***** Records supplied *****
# swacisko/ALGA

Hardware: AMD Instinct MI355X
Metric: overlap_edges_per_sec (higher is better)
Workload: dtype u32; 1 GPU; cfg4_50M_150bp: 50000000 x 150 bp reads, genome 250000000, seed 11, err 0.00 -> 90621096 nodes (both strands, duplicates removed), min_overlap 82, rsoemo 116; generated on the device (alga_amd.workload.device_build) in 0.9 s; nodes=90621096, edges=92350115

## Files before the change

alga_amd/csrc/engine.hip:

```cpp
#include <hip/hip_runtime.h>

#include <algorithm>
#include <chrono>
#include <cstdio>
#include <cstdlib>
#include <cstring>
#include <new>
#include <string>
#include <thread>
#include <vector>

#include "engine_internal.h"
#include "prefsuf_shard.h"

using namespace alga;

namespace {

using Prepared = AlgaPrepared;

int prepare(alga_engine *e, const alga_nodes *nodes, const alga_prefsuf_params *p, hipStream_t s, Prepared &out) {
    if (!nodes || !p) return alga_fail(e, ALGA_ERR_INVALID_ARGUMENT, "nodes/params must not be NULL");
    if (nodes->n < 0) return alga_fail(e, ALGA_ERR_INVALID_ARGUMENT, "negative node count");
    if (nodes->n > 0 && (!nodes->words || !nodes->len)) return alga_fail(e, ALGA_ERR_INVALID_ARGUMENT, "words/len must not be NULL");
// ... 88 lines not shown
    const void *before = e->cl_pile_tab.p;
    const size_t cap_before = e->cl_pile_tab.cap;
    if ((rc = alga_ensure(e, e->cl_pile_tab, pile_table_bytes(n_buckets)))) return rc;
    if (e->cl_pile_tab.p != before || e->cl_pile_tab.cap != cap_before) {
        HIP_TRY(e, hipMemsetAsync(e->cl_pile_tab.p, 0, e->cl_pile_tab.cap, s));
        HIP_TRY(e, hipStreamSynchronize(s));
        e->pile_epoch = 0;
    }
    return ALGA_OK;
}

int discover_impl(alga_engine *e, const Prepared &pp, int32_t src_begin, int32_t src_end, hipStream_t s, uint64_t *n_rec, bool local = false,
                  bool *overflow = nullptr) {
    int rc;
    const NodesDev &nd = pp.nd;
    const PrefSufCfg &cfg = pp.cfg;
    unsigned long long *cnt = (unsigned long long *) e->counters.p;
    *n_rec = 0;
    HIP_TRY(e, hipEventRecord(e->ev[EV_START], s));
    if (pp.live >= (1ull << 31)) return alga_fail(e, ALGA_ERR_CAPACITY, "too many nodes for one seed table; shard the input");
    const bool clustered = local && pp.cluster_eq != 0;
    e->pairs_timed = false;
    e->store_timed = false;
    e->pile_timed = false;
    e->pile_deg_pending = false;
    const bool all_sources = src_begin == 0 && src_end == pp.nd.n;
    const bool pile_index_left = e->opt_pile_range != 0 && e->pile_n == pp.nd.n && e->pile_words == (const void *) pp.nd.words;
    bool pile = clustered && e->opt_pile != 0 && e->opt_cluster_pairs != 0 && e->opt_cluster_order != 0 && pp.local_sw == 1 &&
                      (pp.keys_shared == 0 || (pp.keys_shared == 2 && pile_index_left)) &&
                      (all_sources || (e->opt_pile_range != 0 && src_begin >= 0 && src_end <= pp.nd.n && src_begin < src_end)) && pile_plan(cfg, pp.cluster, pp.cluster_eq, pp.uniform_len, pp.nd.from != nullptr || pp.nd.to != nullptr);
    e->loc_second_used = false;
    bool keys_only = false;
    const bool need_vals = !e->opt_own_sort || e->opt_test_unsorted_index;
    uint32_t n_buckets = 0, filter_bits = 0;
    bool have_table = false;
    auto build_table = [&]() -> int {
        n_buckets = seed_buckets_for(pp.live, e->seed_fill_x10);
        const size_t table_bytes = (size_t) n_buckets * SEED_BUCKET * sizeof(unsigned long long);
        int r;
        if ((r = alga_ensure(e, e->table, table_bytes))) return r;
        HIP_TRY(e, hipMemsetAsync(e->table.p, 0xFF, table_bytes, s));
        filter_bits = seed_filter_bits_for(pp.live);
        if (filter_bits) {
            if ((r = alga_ensure(e, e->filter, filter_bits / 8))) return r;
            HIP_TRY(e, hipMemsetAsync(e->filter.p, 0, filter_bits / 8, s));
        }
        launch_seed_build(nd, cfg, (unsigned long long *) e->table.p, n_buckets, (uint32_t *) e->filter.p, filter_bits, s);
        if ((r = alga_check_launch(e, "k_seed_build"))) return r;
        e->stats.table_slots = (uint64_t) n_buckets * SEED_BUCKET;
        have_table = true;
        return ALGA_OK;
    };
    ClusterCfg cc{};
    if (clustered) {
        cc = pp.cluster;
        if ((rc = cluster_alloc(e, pp))) return rc;
        if (pp.keys_shared == 2) {
            const bool store_left = e->store_n == nd.n && e->store_words == (const void *) nd.words && e->store_eq == pp.cluster_eq && e->store_buckets == cc.n_buckets;
            const bool piles_serve = pile && e->pile_kept_pure && e->store_buckets == cc.n_buckets && e->store_eq == pp.cluster_eq;
            if (!(store_left || piles_serve) || src_begin < e->store_run_begin || src_end > e->store_run_end)
                return alga_fail(e, ALGA_ERR_INVALID_ARGUMENT, "keys_shared = 2: no entry array of this node set that covers the sources is left from the previous build");
            keys_only = pile && e->pile_keys_only;
        } else {
            int32_t run_begin = 0, run_end = nd.n;
            if (pp.keys_shared == 1) {
                if (e->keyed_n != nd.n || e->keyed_words != (const void *) nd.words || src_begin < e->keyed_begin || src_end > e->keyed_end)
                    return alga_fail(e, ALGA_ERR_INVALID_ARGUMENT, "keys_shared: alga_prefsuf_keys_device has not been called on this node set for a range that covers the sources");
                run_begin = e->keyed_begin; run_end = e->keyed_end;
            } else {
                keys_only = pile && e->opt_pile_runs != 0 && !e->expect_pairwise && !e->opt_pile_check;
                launch_cluster_keys(nd, cfg, cc, 0, nd.n, (uint32_t *) e->cl_keys[0].p, need_vals ? (uint32_t *) e->cl_vals[0].p : nullptr, (uint32_t *) e->cl_meta.p, e->cl_runs.p,
                                    (uint8_t *) e->cl_nruns.p, s, !keys_only);
                if ((rc = alga_check_launch(e, "k_node_runs"))) return rc;
            }
            HIP_TRY(e, hipEventRecord(e->ev[EV_KEYS], s));
            e->keyed_n = -1;
            e->store_n = -1;
            HIP_TRY(e, launch_cluster_sort(nd, cc, (uint32_t *) e->cl_keys[0].p, (uint32_t *) e->cl_vals[0].p, (uint32_t *) e->cl_keys[1].p,
                                           (uint32_t *) e->cl_vals[1].p, e->sort_temp.p, cluster_sort_temp_bytes((uint64_t) nd.n), pp.keys_shared == 1 || !need_vals,
                                           e->ev[EV_SORT], e->opt_test_unsorted_index != 0, s, e->opt_own_sort != 0));
            const bool dir_late = pile && e->opt_pile_dir >= 1;
            e->dir_late = dir_late;
            if (!dir_late) {
                HIP_TRY(e, launch_cluster_dir(nd, cc, (const uint32_t *) e->cl_keys[1].p, e->cl_dir.p, cnt + CNT_TOTAL + 1, nullptr, s));
                HIP_TRY(e, hipEventRecord(e->ev[EV_DIR], s));
            }
            e->pile_n = -1;
            if (pile) {
                rc = e->opt_test_pile_oom ? alga_fail(e, ALGA_ERR_OUT_OF_MEMORY, "pile_alloc (option test_pile_oom)") : pile_alloc(e, (uint64_t) nd.n, cc.n_buckets, s);
                if (rc == ALGA_ERR_OUT_OF_MEMORY) {
                    (void) hipGetLastError();
                    alga_release(e->cl_pile_tab); alga_release(e->cl_pile_rec); alga_release(e->cl_pile_rec2); alga_release(e->cl_pile_succ); alga_release(e->cl_pile_own);
                    alga_release(e->cl_pile_list);
                    e->pile_epoch = 0; e->pile_n = -1;
                    e->err.clear();
                    pile = false;
                    rc = ALGA_OK;
                    if (keys_only) {
                        launch_cluster_keys(nd, cfg, cc, 0, nd.n, (uint32_t *) e->cl_keys[0].p, (uint32_t *) e->cl_vals[0].p, (uint32_t *) e->cl_meta.p, e->cl_runs.p,
                                            (uint8_t *) e->cl_nruns.p, s, true);
                        if ((rc = alga_check_launch(e, "k_node_runs"))) return rc;
                        keys_only = false;
                    }
                } else if (rc) return rc;
            }
            if (pile) {
                launch_pile_sample(nd, cc, pp.uniform_len, (const uint32_t *) e->cl_keys[1].p, (const uint32_t *) e->cl_vals[1].p, e->cl_dir.p,
                                   (unsigned long long *) e->cl_pile_cnt.p, e->opt_pile >= 2 ? e->opt_pile - 1 : 0, s, e->opt_pile_dir >= 1);
                if ((rc = alga_check_launch(e, "k_pile_build<sample>"))) return rc;
            }
            e->pile_tab_index = pile && e->opt_pile_dir >= 2 && e->opt_pile_skip_gather && !cfg.stats;
            if (dir_late) {
                HIP_TRY(e, hipEventRecord(e->ev[EV_SAMPLE], s));
                HIP_TRY(e, launch_cluster_dir(nd, cc, (const uint32_t *) e->cl_keys[1].p, e->cl_dir.p, cnt + CNT_TOTAL + 1,
                                              e->pile_tab_index ? (const unsigned long long *) e->cl_pile_cnt.p : nullptr, s));
                HIP_TRY(e, hipEventRecord(e->ev[EV_DIR], s));
            }
            HIP_TRY(e, launch_cluster_gather(nd, cc, pp.cluster_eq, (const uint32_t *) e->cl_keys[1].p, (const uint32_t *) e->cl_vals[1].p, (const uint32_t *) e->cl_meta.p,
                                             pp.uniform_len, e->cl_store.p, (pile && e->opt_pile_skip_gather) ? (const unsigned long long *) e->cl_pile_cnt.p : nullptr, s));
            HIP_TRY(e, hipEventRecord(e->ev[EV_GATHER], s));
            if (pile) {
                if (e->pile_epoch >= 511u) {
                    HIP_TRY(e, hipMemsetAsync(e->cl_pile_tab.p, 0, e->cl_pile_tab.cap, s));
                    e->pile_epoch = 0;
                }
                e->pile_epoch++;
                const bool from_consensus = e->opt_pile_runs != 0;
                launch_pile_build(nd, cfg, cc, pp.uniform_len, (const uint32_t *) e->cl_keys[1].p, (const uint32_t *) e->cl_vals[1].p, e->cl_dir.p, e->cl_pile_rec.p, e->cl_pile_rec2.p, e->cl_pile_tab.p,
                                  e->pile_epoch, e->cl_pile_succ.p, e->cl_runs.p, pp.uniform_len - cfg.Lmin + 1, (const unsigned long long *) e->cl_pile_cnt.p,
                                  from_consensus ? (uint32_t *) e->cl_pile_own.p : nullptr, (from_consensus && e->opt_pile_runs_list) ? e->cl_pile_list.p : nullptr, s,
                                  e->opt_pile_dir >= 1, cnt + CNT_TOTAL + 1, e->pile_tab_index, e->opt_pile_runs_ahead != 0);
                if ((rc = alga_check_launch(e, "k_pile_build"))) return rc;
                if (keys_only) {
                    launch_pile_own_ids((const uint32_t *) e->cl_pile_own.p, (const uint32_t *) e->cl_vals[1].p, (uint64_t) nd.n, (int32_t *) e->cl_defer.p, (uint32_t) nd.n,
                                        (unsigned long long *) e->cl_pile_cnt.p, s);
                    launch_cluster_runs_list(nd, cfg, cc, (const int32_t *) e->cl_defer.p, (const unsigned long long *) e->cl_pile_cnt.p + 3, (uint32_t) nd.n, (uint32_t) e->n_cu * 16u,
                                             e->cl_runs.p, (uint8_t *) e->cl_nruns.p, s);
                    launch_cluster_keys(nd, cfg, cc, 0, nd.n, (uint32_t *) e->cl_keys[0].p, (uint32_t *) e->cl_vals[0].p, (uint32_t *) e->cl_meta.p, e->cl_runs.p,
                                        (uint8_t *) e->cl_nruns.p, s, true, (const unsigned long long *) e->cl_pile_cnt.p);
                    if ((rc = alga_check_launch(e, "k_node_runs (own lists)"))) return rc;
                }
                if (e->opt_pile_check && from_consensus)
                    launch_pile_check(e->cl_pile_succ.p, (uint64_t) nd.n, cc.n_buckets, e->cl_pile_tab.p, e->cl_pile_rec2.p, e->pile_epoch, e->cl_runs.p, nd.n, pp.uniform_len - cfg.Lmin + 1,
                                      (unsigned long long *) e->cl_pile_cnt.p, s);
                e->pile_n = nd.n; e->pile_words = (const void *) nd.words;
                e->pile_keys_only = keys_only; e->pile_kept_pure = false;
                e->pile_timed = nd.n > 0;
            }
            e->store_timed = nd.n > 0;
            e->store_n = pile ? -1 : nd.n;
            e->store_words = (const void *) nd.words; e->store_eq = pp.cluster_eq; e->store_buckets = cc.n_buckets;
            e->store_run_begin = run_begin; e->store_run_end = run_end;
        }
        e->stats.table_slots = cc.n_buckets;
    } else if ((rc = build_table())) return rc;
    HIP_TRY(e, hipEventRecord(e->ev[EV_SEED], s));

    const uint64_t n_src = (uint64_t) std::max<int64_t>(0, (int64_t) src_end - src_begin);
    const uint64_t slack = std::max(probe_record_slack(e->n_cu, n_src, local), clustered ? cluster_record_slack(e->n_cu, n_src) : 0);
    uint64_t &hint = local ? e->rec_cap_hint_local : e->rec_cap_hint;
    uint64_t cap = std::max<uint64_t>(hint, (local ? 2 : 16) * n_src + 4096) + slack;
    if (local) {
        if ((rc = alga_ensure(e, e->outdeg, (size_t) (n_src + 1) * sizeof(uint32_t)))) return rc;
        if ((rc = alga_ensure(e, e->loc_first, (size_t) (n_src + 1) * sizeof(unsigned long long)))) return rc;
    }
    const uint32_t big_list_cap = 1u << 20;
    if (local && (rc = alga_ensure(e, e->loc_big_list, big_list_cap * sizeof(int32_t)))) return rc;
    bool pure_streamed = false;
    for (int attempt = 0; attempt < 4; attempt++) {
        if (cap >= (1ull << 32) - 16) return alga_fail(e, ALGA_ERR_CAPACITY, "more than 2^32 overlap records; shard the input");
        if (local) HIP_TRY(e, hipMemsetAsync(e->outdeg.p, 0, (size_t) (n_src + 1) * sizeof(uint32_t), s));
        if ((rc = alga_ensure(e, e->rec_dst, cap * sizeof(uint32_t)))) return rc;
        if ((rc = alga_ensure(e, e->rec_val, cap * sizeof(unsigned long long)))) return rc;
        HIP_TRY(e, hipMemsetAsync(cnt, 0, CNT_TOTAL * sizeof(unsigned long long), s));
        ProbeBig big{(int32_t *) e->loc_big_list.p, big_list_cap, 0u, nullptr, 0u};
        e->defer_list_valid = clustered && e->opt_cluster_pairs && pp.local_sw == 1 && pp.cluster_eq <= 4;
        if (clustered) {
            if (e->opt_cluster_pairs && pp.local_sw == 1 && pp.cluster_eq <= 4) {
                if ((rc = alga_ensure(e, e->cl_defer, (size_t) (n_src + 64) * sizeof(int32_t)))) return rc;
                const uint32_t slot_stride = e->opt_stream_slots >= 4 ? (uint32_t) (n_src + 1) : 0u;
                if ((rc = alga_ensure(e, e->loc_second, (size_t) (slot_stride ? LOCAL_SLOTS_MAX - 1 : 1) * (n_src + 1) * sizeof(unsigned long long)))) return rc;
                e->loc_second_used = true;
                e->loc_slot_stride = slot_stride;
                const bool by_key = e->opt_cluster_order != 0 && src_begin == 0 && src_end == nd.n;
                const bool piled = pile && e->pile_n == nd.n && e->pile_words == (const void *) nd.words;
                if (piled) {
                    if (!all_sources) {
                        if ((rc = alga_ensure(e, e->cl_pile_side_r, (size_t) (n_src + 64) * 16))) return rc;
                        if ((rc = alga_ensure(e, e->cl_pile_cursor, 64))) return rc;
                    }
                    launch_pile_probe(nd, cfg, cc, pp.uniform_len, e->cl_pile_tab.p, e->pile_epoch, e->cl_pile_rec.p, e->cl_pile_rec2.p, e->cl_pile_succ.p,
                                      e->cl_runs.p, cnt, (uint32_t *) e->outdeg.p, (unsigned long long *) e->loc_first.p, (unsigned long long *) e->loc_second.p,
                                      (int32_t *) e->cl_defer.p, (uint32_t) n_src, (const unsigned long long *) e->cl_pile_cnt.p, e->n_cu, s, src_begin, src_end,
                                      e->cl_pile_side_r.p, (unsigned long long *) e->cl_pile_cursor.p, e->opt_pile_probe_lean != 0, e->opt_pile_probe_tail != 0);
                    if ((rc = alga_check_launch(e, "k_pile_probe"))) return rc;
                    if (keys_only)
                        launch_cluster_runs_list(nd, cfg, cc, (const int32_t *) e->cl_defer.p, cnt + CNT_DEFERRED, (uint32_t) std::min<uint64_t>(n_src + 64, 0xFFFFFFFFull),
                                                 (uint32_t) e->n_cu * 16u, e->cl_runs.p, (uint8_t *) e->cl_nruns.p, s);
                }
                launch_probe_stream(nd, cfg, cc, pp.cluster_eq, e->cl_store.p, e->cl_dir.p, e->cl_runs.p, (const uint8_t *) e->cl_nruns.p,
                                    src_begin, src_end, by_key, cnt, e->n_cu, (uint32_t *) e->outdeg.p, (unsigned long long *) e->loc_first.p,
                                    (unsigned long long *) e->loc_second.p, (int32_t *) e->cl_defer.p, (uint32_t) n_src,
                                    piled ? (const unsigned long long *) e->cl_pile_cnt.p : nullptr, s, slot_stride);
                if ((rc = alga_check_launch(e, "k_probe_stream"))) return rc;
                if (piled) {
                    if ((rc = alga_ensure(e, e->cl_defer2, (size_t) (n_src + 64) * sizeof(int32_t)))) return rc;
                    pure_streamed = launch_probe_stream_list(nd, cfg, cc, pp.cluster_eq, e->cl_store.p, e->cl_dir.p, e->cl_runs.p, (const uint8_t *) e->cl_nruns.p, (int32_t *) e->cl_defer.p,
                                             (uint32_t) n_src, cnt, e->n_cu, (uint32_t *) e->outdeg.p, (unsigned long long *) e->loc_first.p,
                                             (unsigned long long *) e->loc_second.p, (int32_t *) e->cl_defer2.p, (const unsigned long long *) e->cl_pile_cnt.p, s, slot_stride, src_begin,
                                             (const uint32_t *) e->cl_keys[1].p, (const uint32_t *) e->cl_vals[1].p, pp.uniform_len, e->opt_pile_stream_by_id != 0,
                                             e->pile_tab_index ? e->cl_pile_tab.p : nullptr, e->pile_epoch);
                    if ((rc = alga_check_launch(e, "k_probe_stream (list)"))) return rc;
                }
                HIP_TRY(e, hipEventRecord(e->ev[EV_PAIRS], s));
// ... 256 lines not shown
    hipError_t err = hipGetDeviceCount(&ndev);
    if (err != hipSuccess || ndev <= 0) return ALGA_ERR_NO_DEVICE;
    if (hip_device < 0 || hip_device >= ndev) return ALGA_ERR_INVALID_ARGUMENT;
    DeviceGuard guard;
    if (hipSetDevice(hip_device) != hipSuccess) return ALGA_ERR_NO_DEVICE;
    alga_engine *e = new (std::nothrow) alga_engine();
    if (!e) return ALGA_ERR_OUT_OF_MEMORY;
    e->device = hip_device;
    memset(&e->stats, 0, sizeof(e->stats));
    hipDeviceProp_t prop;
    if (hipGetDeviceProperties(&prop, hip_device) == hipSuccess) {
        snprintf(e->dev_name, sizeof(e->dev_name), "%s (%s, %d CUs)", prop.name, prop.gcnArchName, prop.multiProcessorCount);
        if (prop.multiProcessorCount > 0) e->n_cu = prop.multiProcessorCount;
    }
    int rc = ALGA_OK;
    if (hipStreamCreateWithFlags(&e->own_stream, hipStreamNonBlocking) != hipSuccess) { e->own_stream = nullptr; rc = ALGA_ERR_HIP; }
    if (rc == ALGA_OK && hipStreamCreateWithFlags(&e->side_stream, hipStreamNonBlocking) != hipSuccess) { e->side_stream = nullptr; rc = ALGA_ERR_HIP; }
    if (rc == ALGA_OK && hipEventCreateWithFlags(&e->ev_side, hipEventDisableTiming) != hipSuccess) { e->ev_side = nullptr; rc = ALGA_ERR_HIP; }
    for (int i = 0; i < EV_COUNT && rc == ALGA_OK; i++)
        if (hipEventCreate(&e->ev[i]) != hipSuccess) { e->ev[i] = nullptr; rc = ALGA_ERR_HIP; }
    if (rc == ALGA_OK && hipHostMalloc((void **) &e->h_counters, (CNT_TOTAL + 2 + alga_engine::H_EXTRA) * sizeof(unsigned long long)) != hipSuccess) { e->h_counters = nullptr; rc = ALGA_ERR_OUT_OF_MEMORY; }
    if (rc == ALGA_OK && hipHostGetDevicePointer((void **) &e->h_counters_dev, e->h_counters, 0) != hipSuccess) rc = ALGA_ERR_HIP;
    if (rc != ALGA_OK) { engine_free_handles(e); delete e; return rc; }
    *out = e;
    return ALGA_OK;
}
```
*****
# [Activity]
Show all lines above holding the word "this".

# [Output of the task]
                return alga_fail(e, ALGA_ERR_INVALID_ARGUMENT, "keys_shared = 2: no entry array of this node set that covers the sources is left from the previous build");
                    return alga_fail(e, ALGA_ERR_INVALID_ARGUMENT, "keys_shared: alga_prefsuf_keys_device has not been called on this node set for a range that covers the sources");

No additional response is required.